Segment Open

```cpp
template <int MT>
static int cd_launch_role(const ssdn_conv_args* a, const CdAux& x, hipStream_t s) {
    if (a->urot.p) {
        if constexpr (MT == 3) return cd_launch<3, false, 8>(a, x, s);
        return ssdn_set_error("conv_dma: fused UNROT_FWD needs M = 96");
    }
    if (!a->bf16) {
        if (a->sign_out) {
            if constexpr (MT == 3) return cd_launch<3, false, 16>(a, x, s);
            return ssdn_set_error("conv_dma: sign_out needs M = 96");
        }
        return cd_launch<MT, false, 0>(a, x, s);
    }
    if (a->upsum.p && x.m_base < a->upsum_c) {
        if constexpr (MT == 3) {
            if (x.m_base + 96 <= a->upsum_c && x.m_cnt == 96 && !a->mask.p && !a->add.p)
                return a->upsum_mask_sign ? cd_launch<3, true, 4 | 32>(a, x, s) : cd_launch<3, true, 4>(a, x, s);
        }
        return ssdn_set_error("conv_dma: fused upsum needs whole 96-channel blocks without mask / add");
    }
    const int epi = (a->mask.p ? 1 : 0) | (a->add.p ? 2 : 0);
    if (a->mask_sign) {
        if constexpr (MT >= 2) { if (epi == 1) return cd_launch<MT, true, 1 | 32>(a, x, s); }
        return ssdn_set_error("conv_dma: mask_sign needs a mask, no skip gradient, Mpad = 96 or 64");
    }
    switch (epi) {
        case 0: return cd_launch<MT, true, 0>(a, x, s);
        case 1: return cd_launch<MT, true, 1>(a, x, s);
        case 2: return cd_launch<MT, true, 2>(a, x, s);
        default: return cd_launch<MT, true, 3>(a, x, s);
    }
}

int launch_conv_dma(const ssdn_conv_args* a, hipStream_t s) {
    CdAux x;
    if (!cd_window(a, &x.padT, &x.padL, &x.rev)) return ssdn_set_error("conv_dma: not a 3x3 window");
    x.tiles_x = a->W >> 4; x.tiles_y = a->H >> 4;
    x.segs = 1; x.tps = x.tiles_y; x.nitems = 0; x.xcd_map = 0; x.segs_sh = 0; x.tx_magic = 0;
    x.nfull = a->Ktot / 48; x.tail16 = (a->Ktot % 48) ? 1 : 0;
    static const int env_ablate = [] { const char* e = ssdn_tuning_env("SSDN_CDMA_ABLATE"); return e ? atoi(e) : 0; }();
    x.ablate = env_ablate;
    static const int env_wrep = [] { const char* e = ssdn_tuning_env("SSDN_CDMA_WREP"); return e ? atoi(e) : 0; }();
    x.wrep = env_wrep;
    static const int env_dephase = [] { const char* e = ssdn_tuning_env("SSDN_CDMA_DEPHASE"); return e ? atoi(e) : CD_DEPHASE; }();
    x.dephase = env_dephase;
    x.trace = (unsigned long long*)ssdn_debug_get_trace();
// ... 19 lines not shown
```

Measured before the change: 20600.

## Add 48-channel conv kernel variant using 16x16x32 MFMA tiles

Adds a KIND 3 path of the DMA conv kernel for 48-output-channel layers. It uses 16x16x32 MFMA instructions instead of padding to 64 rows with 32x32 tiles. The path has its own weight LDS layout, tap schedule, and read/prefetch interleaving, plus a direct epilogue using permlane16 swaps. The goal is to remove wasted MFMA work and weight traffic from padding 48 channels to 64. The cost is more code paths and a different LDS footprint for MT=2 launches.

```diff
diff --git a/selfsupervised-denoising_amd/csrc/conv_dma.hip b/selfsupervised-denoising_amd/csrc/conv_dma.hip
--- a/selfsupervised-denoising_amd/csrc/conv_dma.hip
+++ b/selfsupervised-denoising_amd/csrc/conv_dma.hip
@@ -50,6 +50,16 @@
     if constexpr (BF) c = __builtin_amdgcn_mfma_f32_32x32x16_bf16(__builtin_bit_cast(bf16x8, av), __builtin_bit_cast(bf16x8, bv), c, 0, 0, 0);
     else c = __builtin_amdgcn_mfma_f32_32x32x16_f16(av, bv, c, 0, 0, 0);
 }
+template <bool BF>
+__device__ __forceinline__ void cd_mma16(f32x4& c, half8 av, half8 bv) {
+    if constexpr (BF) c = __builtin_amdgcn_mfma_f32_16x16x32_bf16(__builtin_bit_cast(bf16x8, av), __builtin_bit_cast(bf16x8, bv), c, 0, 0, 0);
+    else c = __builtin_amdgcn_mfma_f32_16x16x32_f16(av, bv, c, 0, 0, 0);
+}
+
+constexpr int CD48_W = 48 * 96;
+constexpr int CD48_LDS = 2 * CD_TBYTES + 4 * CD48_W;
+__host__ __device__ constexpr int cd48_ta(int s) { return s == 0 ? 0 : s == 1 ? 3 : s == 2 ? 6 : s == 3 ? 2 : 8; }
+__host__ __device__ constexpr int cd48_tb(int s) { return s == 0 ? 1 : s == 1 ? 4 : s == 2 ? 7 : s == 3 ? 5 : -1; }
 
 template <int OFF>
 __device__ __forceinline__ void lds_rd128(half8& dst, unsigned addr) {
@@ -72,6 +82,9 @@
     lds_rd128<BOFF + 2 * PITCH + KS_ * 32>(bq[1], bp);
     if constexpr (MT > 1) lds_rd128<1 * 32 * PSTR + KS_ * 32>(aq[1], ap);
     if constexpr (MT > 2) lds_rd128<2 * 32 * PSTR + KS_ * 32>(aq[2], ap);
+}
+__device__ __forceinline__ void lds_wait48(half8 (&aq)[3], half8 (&bq)[4]) {
+    asm volatile("s_waitcnt lgkmcnt(0)" : "+v"(aq[0]), "+v"(aq[1]), "+v"(aq[2]), "+v"(bq[0]), "+v"(bq[1]), "+v"(bq[2]), "+v"(bq[3]));
 }
 template <int MT, bool BF>
 __device__ __forceinline__ void cd_mmas(f32x16 (&acc)[MT][2], const half8 (&aq)[MT], const half8 (&bq)[2]) {
@@ -105,7 +118,9 @@
 
 template <int MT, bool BF, int EPI, int KIND>
 __global__ __launch_bounds__(256, 2) void k_cdma(ssdn_conv_args a, CdAux x) {
-    constexpr bool AF = KIND == 1;
+    constexpr bool U48 = KIND == 3;
+    static_assert(!U48 || (MT == 2 && (EPI & (4 | 8 | 16)) == 0), "KIND 3: 48 rows, direct epilogue");
+    constexpr bool AF = KIND == 1 || U48;
     extern __shared__ __attribute__((aligned(16))) char smem[];
     constexpr int WROWS = MT * 32;
     constexpr int WBYTES = WROWS * 96;
@@ -173,6 +188,22 @@
         const int wb = wbase(full);
         if (AF || full) cd_static_for<CdWSplit<MT, true>::NB + 1>([&](auto jc) { wpiece(cd_ic<1>{}, jc, dbuf + wb, sl + wb); });
         else cd_static_for<CdWSplit<MT, false>::NB + 1>([&](auto jc) { wpiece(cd_ic<0>{}, jc, dbuf + wb, sl + wb); });
+    };
+    auto w48piece = [&](auto Jc, unsigned d, int so) __attribute__((always_inline)) {
+        constexpr int j = decltype(Jc)::value;
+        if (CD_ABL(x, 2)) return;
+        if constexpr (j < 4) dma16i<j * 1024>(d, wvoff, rs_wc, so);
+        else if (lane < 32) dma16i<0>(d + 4096, wvoff, rs_wc, so + 4096);
+    };
+    auto w48dst = [&](auto Sc, int wc, unsigned pd, unsigned& d, int& so) __attribute__((always_inline)) {
+        constexpr int S = decltype(Sc)::value;
+        d = __builtin_amdgcn_readfirstlane(pd + lw * CD48_W);
+        so = __builtin_amdgcn_readfirstlane(wc + (lw ? cd48_tb(S) : cd48_ta(S)) * wts);
+        return S < 4 || lw == 0;
+    };
+    auto w48slice = [&](auto Sc, int wc, unsigned pd) __attribute__((always_inline)) {
+        unsigned d; int so;
+        if (w48dst(Sc, wc, pd, d, so)) cd_static_for<5>([&](auto jc) { w48piece(jc, d, so); });
     };
 
     __amdgpu_buffer_rsrc_t rs_t = rs_wc;
@@ -261,7 +292,10 @@
 
     auto run = [&](auto WLc) __attribute__((always_inline)) {
     constexpr bool WL = decltype(WLc)::value != 0;
-    if constexpr (WL) {
+    if constexpr (WL && U48) {
+        w48slice(cd_ic<0>{}, wchunk(0), wlds0);
+        w48slice(cd_ic<1>{}, wchunk(0), wlds0 + 2 * CD48_W);
+    } else if constexpr (WL) {
         wslice(KIND != 0 || 0 < x.nfull, wlds0, wchunk(0));
         wslice(KIND != 0 || 0 < x.nfull, wlds0 + WBYTES, wchunk(0) + wts);
     } else {
@@ -281,7 +315,17 @@
         const bool has_next = nitem < it_end;
         const CdTile nxt = tile_of(has_next ? nitem : item, nkt);
 
-        f32x16 acc[MT][2];
+        std::conditional_t<U48, f32x4[3][4], f32x16[MT][2]> acc;
+        if constexpr (U48) {
+            int bo = (lane >> 4) * 16;
+            asm volatile("" : "+v"(bo));
+#pragma unroll
+            for (int mt = 0; mt < 3; ++mt) {
+                const f32x4 bb = *reinterpret_cast<const f32x4*>(smem + 18 * 18 * 96 + mt * 64 + bo);
+#pragma unroll
+                for (int r = 0; r < 4; ++r) acc[mt][r] = bb;
+            }
+        } else {
         int bo = kh * 16;
         asm volatile("" : "+v"(bo));
 #pragma unroll
@@ -292,13 +336,103 @@
 #pragma unroll
                 for (int j = 0; j < 4; ++j) { acc[mt][0][g * 4 + j] = bb[j]; acc[mt][1][g * 4 + j] = bb[j]; }
             }
+        }
+
+        auto chunk48 = [&](auto , int c, bool pf, int pc) __attribute__((always_inline)) {
+            const bool wfirst = c == 0;
+            int lo = lane;
+            asm volatile("" : "+v"(lo));
+            const int qo = lo >> 4, no = lo & 15, mp = (lo >> 3) & 1;
+            const unsigned bb = tlds0 + tpar * CD_TBYTES + 4 * w * 1728 + no * 96;
+            unsigned b0[2], b1h[2], b1v[2], b2[2];
+#pragma unroll
+            for (int p = 0; p < 2; ++p) {
+                b0[p] = bb + ((qo ^ p) << 4);
+                b1h[p] = bb + (qo < 2 ? ((4 + qo) ^ p) << 4 : 96 + (((qo - 2) ^ p) << 4));
+                b1v[p] = bb + (qo < 2 ? ((4 + qo) ^ p) << 4 : 1728 + (((qo - 2) ^ p ^ 1) << 4));
+                b2[p] = bb + (((2 + qo) ^ p) << 4);
+            }
+            const unsigned fa0 = no * 96 + ((qo ^ mp) << 4);
+            const unsigned fa1 = no * 96 + (qo < 2 ? ((4 + qo) ^ mp) << 4 : CD48_W + (((qo - 2) ^ mp) << 4));
+            const unsigned fa2 = no * 96 + CD48_W + (((2 + qo) ^ mp) << 4);
+            const unsigned pE = wlds0 + wpar * 2 * CD48_W, pO = wlds0 + (wpar ^ 1) * 2 * CD48_W;
+            const unsigned aE[3] = {pE + fa0, pE + fa1, pE + fa2}, aO[3] = {pO + fa0, pO + fa1, pO + fa2};
+            half8 fa[2][3], fb[2][4];
+            auto reads = [&](auto Sc, auto Uc, auto Fc) __attribute__((always_inline)) {
+                constexpr int S = decltype(Sc)::value, U = decltype(Uc)::value, F = decltype(Fc)::value;
+                constexpr int t = U == 2 ? cd48_tb(S) : cd48_ta(S), I = t / 3, J = t % 3;
+                cd_static_for<4>([&](auto rc) {
+                    constexpr int r = decltype(rc)::value, p = (r + I) & 1;
+                    const unsigned bp = U == 0 ? b0[p] : U == 2 ? b2[p] : S == 3 ? b1v[p] : b1h[p];
+                    lds_rd128<(r + I) * 1728 + J * 96>(fb[F][r], bp);
+                    if constexpr (r < 3) lds_rd128<r * 1536>(fa[F][r], (S & 1) ? aO[U] : aE[U]);
+                });
+            };
+            auto sync = [&](auto Tc) __attribute__((always_inline)) {
+                constexpr int T = decltype(Tc)::value;
+                if constexpr (WL && T == 0) {
+                    constexpr int NEPI = 6 * (1 + (HAS_ADD ? 1 : 0) + (HAS_MASK ? 1 : 0));
+                    if (wfirst && !CD_ABL(x, 8 | 1024)) asm volatile("s_waitcnt vmcnt(%0)" ::"n"(NEPI) : "memory");
+                    else asm volatile("s_waitcnt vmcnt(0)" ::: "memory");
+                } else if (WL || T == 4) asm volatile("s_waitcnt vmcnt(0)" ::: "memory");
+                __builtin_amdgcn_s_barrier();
+            };
+            auto step = [&](auto Tc) __attribute__((always_inline)) {
+                constexpr int T = decltype(Tc)::value, NK = T < 4 ? 3 : 2, K0 = 3 * T;
+                unsigned wd = 0;
+                int wso = 0;
+                bool wlive = false;
+                if constexpr (WL) {
+                    if constexpr (T < 4) wlive = !(T == 0 && wfirst) && w48dst(cd_ic<T + 1>{}, wchunk(c), wlds0 + (wpar ^ ((T + 1) & 1)) * 2 * CD48_W, wd, wso);
+                    else wlive = pf && w48dst(cd_ic<0>{}, wchunk(pc), wlds0 + (wpar ^ 1) * 2 * CD48_W, wd, wso);
+                }
+                if constexpr (T == 0) reads(cd_ic<0>{}, cd_ic<0>{}, cd_ic<0>{});
+                cd_static_for<NK>([&](auto uc) {
+                    constexpr int u = decltype(uc)::value, F = (K0 + u) & 1;
+                    lds_wait48(fa[F], fb[F]);
+                    if constexpr (T == 4 && u == 1) {
+                        if (lo >= 32) {
+#pragma unroll
+                            for (int k = 0; k < 3; ++k) fa[F][k] = half8{};
+#pragma unroll
+                            for (int k = 0; k < 4; ++k) fb[F][k] = half8{};
+                        }
+                    }
+                    if constexpr (u + 1 < NK) reads(cd_ic<T>{}, cd_ic<u + 1>{}, cd_ic<F ^ 1>{});
+                    else if constexpr (T < 4) {
+                        sync(Tc);
+                        reads(cd_ic<T + 1>{}, cd_ic<0>{}, cd_ic<F ^ 1>{});
+                    }
+                    __builtin_amdgcn_sched_barrier(0);
+                    cd_static_for<12>([&](auto ic) {
+                        constexpr int i = decltype(ic)::value;
+                        if constexpr (U48) { if (!CD_ABL(x, 1)) cd_mma16<BF>(acc[i >> 2][i & 3], fa[F][i >> 2], fb[F][i & 3]); }
+                        __builtin_amdgcn_sched_barrier(0);
+                        if constexpr (u == 0) {
+                            if constexpr (WL) {
+                                if constexpr (i < 5) { if (wlive) w48piece(ic, wd, wso); }
+                            } else if constexpr (T < 3 && i < 6) trow(cd_ic<1>{}, cd_ic<T * 6 + i>{});
+                            __builtin_amdgcn_sched_barrier(0);
+                        }
+                    });
+                });
+                if constexpr (T == 4) sync(Tc);
+            };
+            step(cd_ic<0>{});
+            stamp();
+            cd_static_for<4>([&](auto tc) { step(cd_ic<decltype(tc)::value + 1>{}); });
+        };
 
         auto chunk = [&](int c, auto CFc, auto PFc) __attribute__((always_inline)) {
             constexpr int CF = decltype(CFc)::value, PFK = decltype(PFc)::value;
             const bool last_chunk = c + 1 == nch;
             const bool pf = !last_chunk || has_next;
             const int pc = last_chunk ? 0 : c + 1;
-            const bool cfull = CF == 2 ? c < x.nfull : CF == 1, pf_full = PFK == 2 ? pc < x.nfull : PFK == 1;
+            if constexpr (U48) {
+                if constexpr (!WL) tile_setup(last_chunk ? nxt.n : cur.n, last_chunk ? nxt.y0 : cur.y0, last_chunk ? nxt.x0 : cur.x0, pc, tpar ^ 1, pf);
+                chunk48(cd_ic<3>{}, c, pf, pc);
+            } else {
+            const bool cfull =CF == 2 ? c < x.nfull : CF == 1, pf_full = PFK == 2 ? pc < x.nfull : PFK == 1;
             const unsigned tb = tlds0 + tpar * CD_TBYTES;
             int bE_ = bE48, aB_ = aB48;
             if (!cfull) {
@@ -409,10 +543,11 @@
             } else {
                 if (pf_full) body(cd_ic<0>{}, cd_ic<1>{}); else body(cd_ic<0>{}, cd_ic<0>{});
             }
+            }
             tpar ^= 1; wpar ^= 1;
             stamp();
         };
-        if constexpr (KIND == 1) {
+        if constexpr (KIND == 1 || U48) {
             for (int c = 0; c < nch; ++c) chunk(c, cd_ic<1>{}, cd_ic<1>{});
         } else if constexpr (KIND == 2) {
             for (int c = 0; c + 1 < x.nfull; ++c) chunk(c, cd_ic<1>{}, cd_ic<1>{});
@@ -421,7 +556,9 @@
         } else {
             for (int c = 0; c < nch; ++c) chunk(c, cd_ic<2>{}, cd_ic<2>{});
         }
-        if constexpr (WL) {
+        if constexpr (WL && U48) {
+            if (has_next) w48slice(cd_ic<1>{}, wchunk(0), wlds0 + (wpar ^ 1) * 2 * CD48_W);
+        } else if constexpr (WL) {
             if (has_next) wslice(KIND != 0 || 0 < x.nfull, wlds0 + (wpar ^ 1) * WBYTES, wchunk(0) + wts);
         }
         if (!CD_ABL(x, 8) && !HAS_UPS && (cpp & 1) == 0 && !CD_ABL(x, 1024)) {
@@ -488,18 +625,18 @@
                                                                       __builtin_amdgcn_readfirstlane((pix_p * a.mask.cs + a.mask.co + x.m_base) * 2), 0);
                 }
 #pragma unroll
-                for (int mt = 0; mt < MT; ++mt)
-#pragma unroll
-                    for (int gp = 0; gp < 2; ++gp) {
-                        constexpr int DUMMY = 0; (void)DUMMY;
-                        const int i = mt * 2 + gp;
+                for (int i = 0; i < (U48 ? 3 : MT * 2); ++i) {
                         if (i >= npair) break;
+                        const int mt = U48 ? i : i >> 1, gp = i & 1;
                         unsigned pk[2][2];
 #pragma unroll
                         for (int h = 0; h < 2; ++h) {
                             float v[4];
 #pragma unroll
-                            for (int j = 0; j < 4; ++j) v[j] = acc[mt][nt][(2 * gp + h) * 4 + j];
+                            for (int j = 0; j < 4; ++j) {
+                                if constexpr (U48) v[j] = acc[mt][2 * nt + h][j];
+                                else v[j] = acc[mt][nt][(2 * gp + h) * 4 + j];
+                            }
                             if constexpr (ACTC) {
 #pragma unroll
                                 for (int j = 0; j < 4; j += 2) {
@@ -514,8 +651,13 @@
                         u32x4_t o;
 #pragma unroll
                         for (int d = 0; d < 2; ++d) {
-                            auto r = __builtin_amdgcn_permlane32_swap(pk[0][d], pk[1][d], false, false);
-                            o[d] = r[0]; o[2 + d] = r[1];
+                            if constexpr (U48) {
+                                auto r = __builtin_amdgcn_permlane16_swap(pk[0][d], pk[1][d], false, false);
+                                o[d] = r[0]; o[2 + d] = r[1];
+                            } else {
+                                auto r = __builtin_amdgcn_permlane32_swap(pk[0][d], pk[1][d], false, false);
+                                o[d] = r[0]; o[2 + d] = r[1];
+                            }
                         }
                         if constexpr (HAS_MASK && SMASK && BF) {
                             const unsigned sb = mb[i][0];
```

Segment Closed

What needs to be done: Go over the data above and copy every line that has the word "CdWSplit" in it.

Your response:
         if (AF || full) cd_static_for<CdWSplit<MT, true>::NB + 1>([&](auto jc) { wpiece(cd_ic<1>{}, jc, dbuf + wb, sl + wb); });
         else cd_static_for<CdWSplit<MT, false>::NB + 1>([&](auto jc) { wpiece(cd_ic<0>{}, jc, dbuf + wb, sl + wb); });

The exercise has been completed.